This paper compares rates of decline in youth smoking between states with well funded counter-industry campaigns and other states. In addition, we examine two possible routes of counter-industry campaign effects: (1) the traditional behaviour change model, focusing on changes in counter-industry beliefs over time; and (2) the media priming model, focusing on changes in the salience of counter-industry beliefs over time.

METHODS

Data source

This study analysed five waves of nationally representative Legacy Media Tracking Survey (LMTS) data from autumn 1999 through to autumn 2002. The surveys oversampled African Americans, Hispanics, Asians, and youth in states with their own media campaigns. The samples were weighted to reflect the US population.33

We compared tobacco related beliefs and behaviour across three time periods: (a) period 1, from November 1999 to January 2000, before the launch of the national truth® campaign (LMTS-1), included 3424 12–17 year olds; (b) period 2, from autumn 2000 to spring 2001 (LMTS-2 and LMTS-3), included 12 967 12–17 year-olds; and (c) period 3, from spring 2002 to autumn 2002 (LMTS-5 and LMTS-7), included 10 855 12–17 year olds (LMTS-4 and LMTS-6 were omitted because of inadequate samples in the states with counter-industry campaigns). The response rates of the surveys ranged from 52.3–56.7%. Waves contained similar proportions in terms of sex, age, race/ethnicity, and weekly income. We made an additional, direct standardisation adjustment of the samples by state grouping, age, sex, and race/ethnicity so comparisons over time would allow us to present trends that controlled for differences in the demographic population of these states. Data collection procedures were approved by RTI International’s institutional review board.

Measures

State groupings

We categorised states into three groups based on the message, expenditure, and length of their media campaign: (1) established campaign states, (2) newer campaign states, and (3) other states. States with “established” counter-industry campaigns spent at least 50% of the Centers for Disease Control and Prevention (CDC) recommended level on the campaign, and at least 15% of the total campaign expenses were on the media campaign. In addition, established campaign states included a youth component, had a major counter-industry message, and were initiated at least one year before the first LMTS conducted in late fall 1999. Three states—CA, FL, and MA—met these criteria.
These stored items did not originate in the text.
# harryjfowen/PointsToWood

Measured on AMD Instinct MI355X. Metric: classified points/sec, higher is better.
Workload: dtype f16x3

## Files before the change

### include/p2w.h

```cpp
#ifndef P2W_H
#define P2W_H

#include <stddef.h>
#include <stdint.h>

#ifdef __cplusplus
extern "C" {
#endif

typedef void* p2w_stream_t;

#define P2W_OK 0
#define P2W_EINVAL (-1)
#define P2W_ENULL (-2)
#define P2W_EALIGN (-3)
#define P2W_EWORKSPACE (-4)
#define P2W_EUNSUPPORTED (-5)

#define P2W_MAX_K 64
#define P2W_MAX_K_WIDE 100
#define P2W_MAX_K_CONV 32

int32_t p2w_version(void);
const char* p2w_strerror(int32_t code);
// ... 36 lines not shown

#define P2W_SEARCH_X_INDEX_IN_W 1
#define P2W_SEARCH_Q_ROW_IN_W 2
#define P2W_SEARCH_BOX 4

int32_t p2w_ball_query(const float* xyzr_x, const int32_t* ptr_x, const float* xyzr_q, const int32_t* qidx,
                       const int32_t* ptr_q, int32_t B, int32_t m_bound, double r, int32_t cap, int32_t* nbr,
                       int32_t* deg, const float* tile_bbox, int32_t flags, p2w_stream_t stream);

int32_t p2w_knn(const float* xyzr_x, const int32_t* ptr_x, const float* xyzr_q, const int32_t* qidx,
                const int32_t* ptr_q, int32_t B, int32_t m_bound, int32_t k, int32_t* nbr, int32_t* deg,
                const float* tile_bbox, int32_t flags, p2w_stream_t stream);

int32_t p2w_knn_grid(const float* xyzr_x, const uint64_t* keys_x, const int32_t* ptr_x, const p2w_grid* grid,
                     const float* xyzr_q, const int32_t* qidx, const int32_t* ptr_q, int32_t B, int32_t m_bound,
                     int32_t k, int32_t* nbr, int32_t* deg, const float* hint, int32_t flags, p2w_stream_t stream);
int32_t p2w_knn_hint2(const float* xyzr_q, const int32_t* rank, const int32_t* ptr_q, int32_t B, int32_t m_bound,
                      const float* xyzr_c, float* hint, p2w_stream_t stream);
int32_t p2w_ball_query_grid(const float* xyzr_x, const uint64_t* keys_x, const int32_t* ptr_x, const p2w_grid* grid,
                            const float* xyzr_q, const int32_t* qidx, const int32_t* ptr_q, int32_t B, int32_t m_bound,
                            double r, int32_t cap, int32_t* nbr, int32_t* deg, int32_t flags, p2w_stream_t stream);
int32_t p2w_voxel_sample_table_prepare(void* ws, size_t ws_bytes, p2w_stream_t stream);
int32_t p2w_voxel_sample_table_prepared(const float* xyzr, const int32_t* ptr, int32_t B, int32_t n_bound, float res,
                                        int32_t* idx_out, int32_t* ptr_out, int32_t* batch_out, int32_t* order_out,
                                        uint64_t* sorted_keys_out, uint64_t* cell_keys_out, p2w_grid* grid_out, int32_t* inv_out,
                                        int32_t* rank_sorted_out, int32_t* cell_start_out, int32_t* cell_start_sorted_out,
                                        int32_t* status_out, int64_t table_cells, void* ws, size_t ws_bytes, p2w_stream_t stream);

int32_t p2w_knn_grid_indexed(const float* xyzr_x, const uint64_t* keys_x, const int32_t* ptr_x, const p2w_grid* grid,
                             const int32_t* cell_start, const float* xyzr_q, const int32_t* qidx, const int32_t* ptr_q, int32_t B,
                             int32_t m_bound, int32_t k, int32_t* nbr, int32_t* deg, const float* hint, int32_t flags,
                             p2w_stream_t stream);
int32_t p2w_ball_query_grid_indexed(const float* xyzr_x, const uint64_t* keys_x, const int32_t* ptr_x, const p2w_grid* grid,
                                    const int32_t* cell_start, const float* xyzr_q, const int32_t* qidx, const int32_t* ptr_q,
                                    int32_t B, int32_t m_bound, double r, int32_t cap, int32_t* nbr, int32_t* deg, int32_t flags,
                                    p2w_stream_t stream);


size_t p2w_morton_order_ws_bytes(int32_t n);
int32_t p2w_morton_order(const float* xyzr, int32_t n, const p2w_grid* grid, int32_t* order_out, void* ws, size_t ws_bytes,
                         p2w_stream_t stream);

#define P2W_CELL_NONFINITE INT64_MAX
int32_t p2w_cells_nd(const float* P, int32_t n, int32_t D, int32_t ld, float size, int64_t* cell_out, void* ws, size_t ws_bytes,
                     p2w_stream_t stream);
size_t p2w_sort_pairs_u64_ws_bytes(int32_t n);
int32_t p2w_sort_pairs_u64(const uint64_t* keys_in, uint64_t* keys_out, const int32_t* vals_in, int32_t* vals_out, int32_t n, void* ws,
                           size_t ws_bytes, p2w_stream_t stream);
size_t p2w_key_runs_ws_bytes(int32_t n);
int32_t p2w_key_runs(const uint64_t* keys_sorted, int32_t n, int32_t min_count, int32_t* starts_out, int32_t* counts_out, int32_t* n_out,
                     void* ws, size_t ws_bytes, p2w_stream_t stream);

size_t p2w_cell_starts_ws_bytes(int64_t n_cells);
int32_t p2w_cell_starts(const uint64_t* keys_sorted, int32_t n, int64_t n_cells, int32_t* table_out, void* ws, size_t ws_bytes,
                        p2w_stream_t stream);

int32_t p2w_knn_refine_f64(const double* cand_sorted, const int32_t* cand_index, const int32_t* cand_pos,
                           const uint64_t* keys_sorted, const int32_t* cell_start, const p2w_grid* grid, double ox, double oy,
                           double oz, const double* q, int32_t m, int32_t nc, int32_t k, int32_t* nbr, int32_t* deg,
                           p2w_stream_t stream);

#define P2W_CLUSTER_LINK 1
#define P2W_CLUSTER_COMPRESS 2
#define P2W_CLUSTER_NUMBER 4
#define P2W_CLUSTER_ALL 7
size_t p2w_euclid_cluster_ws_bytes(int64_t n);
int32_t p2w_euclid_cluster(const double* xyz_sorted, const int32_t* order, const uint64_t* keys_sorted, const int32_t* cell_start,
                           const p2w_grid* grid, int64_t n, double tolerance, int64_t min_size, int64_t max_size, int32_t stages,
                           int64_t* labels_out, int32_t* counts_out, uint64_t* pairs_out, void* ws, size_t ws_bytes,
                           p2w_stream_t stream);

int32_t p2w_knn_wide_f64(const double* xyz_sorted, const int32_t* order, const uint64_t* keys_sorted, const int32_t* cell_start,
                         const p2w_grid* grid, int64_t n, int32_t k, double slack, int32_t* nbr_out, p2w_stream_t stream);

size_t p2w_pathlen_grow_ws_bytes(int64_t n);
int32_t p2w_pathlen_grow(const double* xyz, const int32_t* nbr, int64_t n, int32_t k, int32_t base, int32_t kpairs, double nbrs_threshold,
                         double nbrs_threshold_step, double graph_threshold, int32_t* step_out, int32_t* edges_out, int64_t edge_cap,
                         int64_t* info_out, double* threshold_out, void* ws, size_t ws_bytes, p2w_stream_t stream);

size_t p2w_pathlen_sssp_ws_bytes(int64_t n, int64_t n_edges);
int32_t p2w_pathlen_sssp(const double* xyz, const int32_t* edges, int64_t n_edges, int64_t n, int32_t base, double* dist_out,
                         int32_t* parent_out, int64_t* info_out, void* ws, size_t ws_bytes, p2w_stream_t stream);

int32_t p2w_pathlen_weights(const double* xyz, const int64_t* edges, int64_t n_edges, double* w_out, p2w_stream_t stream);
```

States with “newer” campaigns had to fulfil similar criteria, except that their media campaign needed only to have been launched at least one year before the LMTS conducted in fall 2002. The four states that met this definition were IN, MS, MN, and NJ. We classified the other 43 states as non-campaign states, even though several had funded anti-tobacco media campaigns (for example, Arizona, Ohio). However, none of these campaigns used counter-industry messages as a prominent strategy, reached the required level of funding, or had been running for a sufficient length of time before the final survey period.

Outcome measures

Smoking behaviour

We compared changes over time in the prevalence of current smoking, defined as having smoked a cigarette one or more times in the past 30 days.34

Perception of tobacco industry index

We created a linear, additive scale of perceptions of tobacco industry practices, with the higher score denoting a more anti-tobacco position. This index (range 5–25; coefficient α  =  0.74) consisted of five items measured (with one exception) on a scale from “strongly disagree” (1) to “strongly agree” (5): “Cigarette companies lie”, “Cigarette companies try to get young people to smoke”, “I would like to see cigarette companies go out of business”, and “I would not work for a tobacco company”. A fifth item, “How much do you like cigarette companies?”, was assessed on a response scale from “I like them a lot” (1) to “I don’t like them at all” (5).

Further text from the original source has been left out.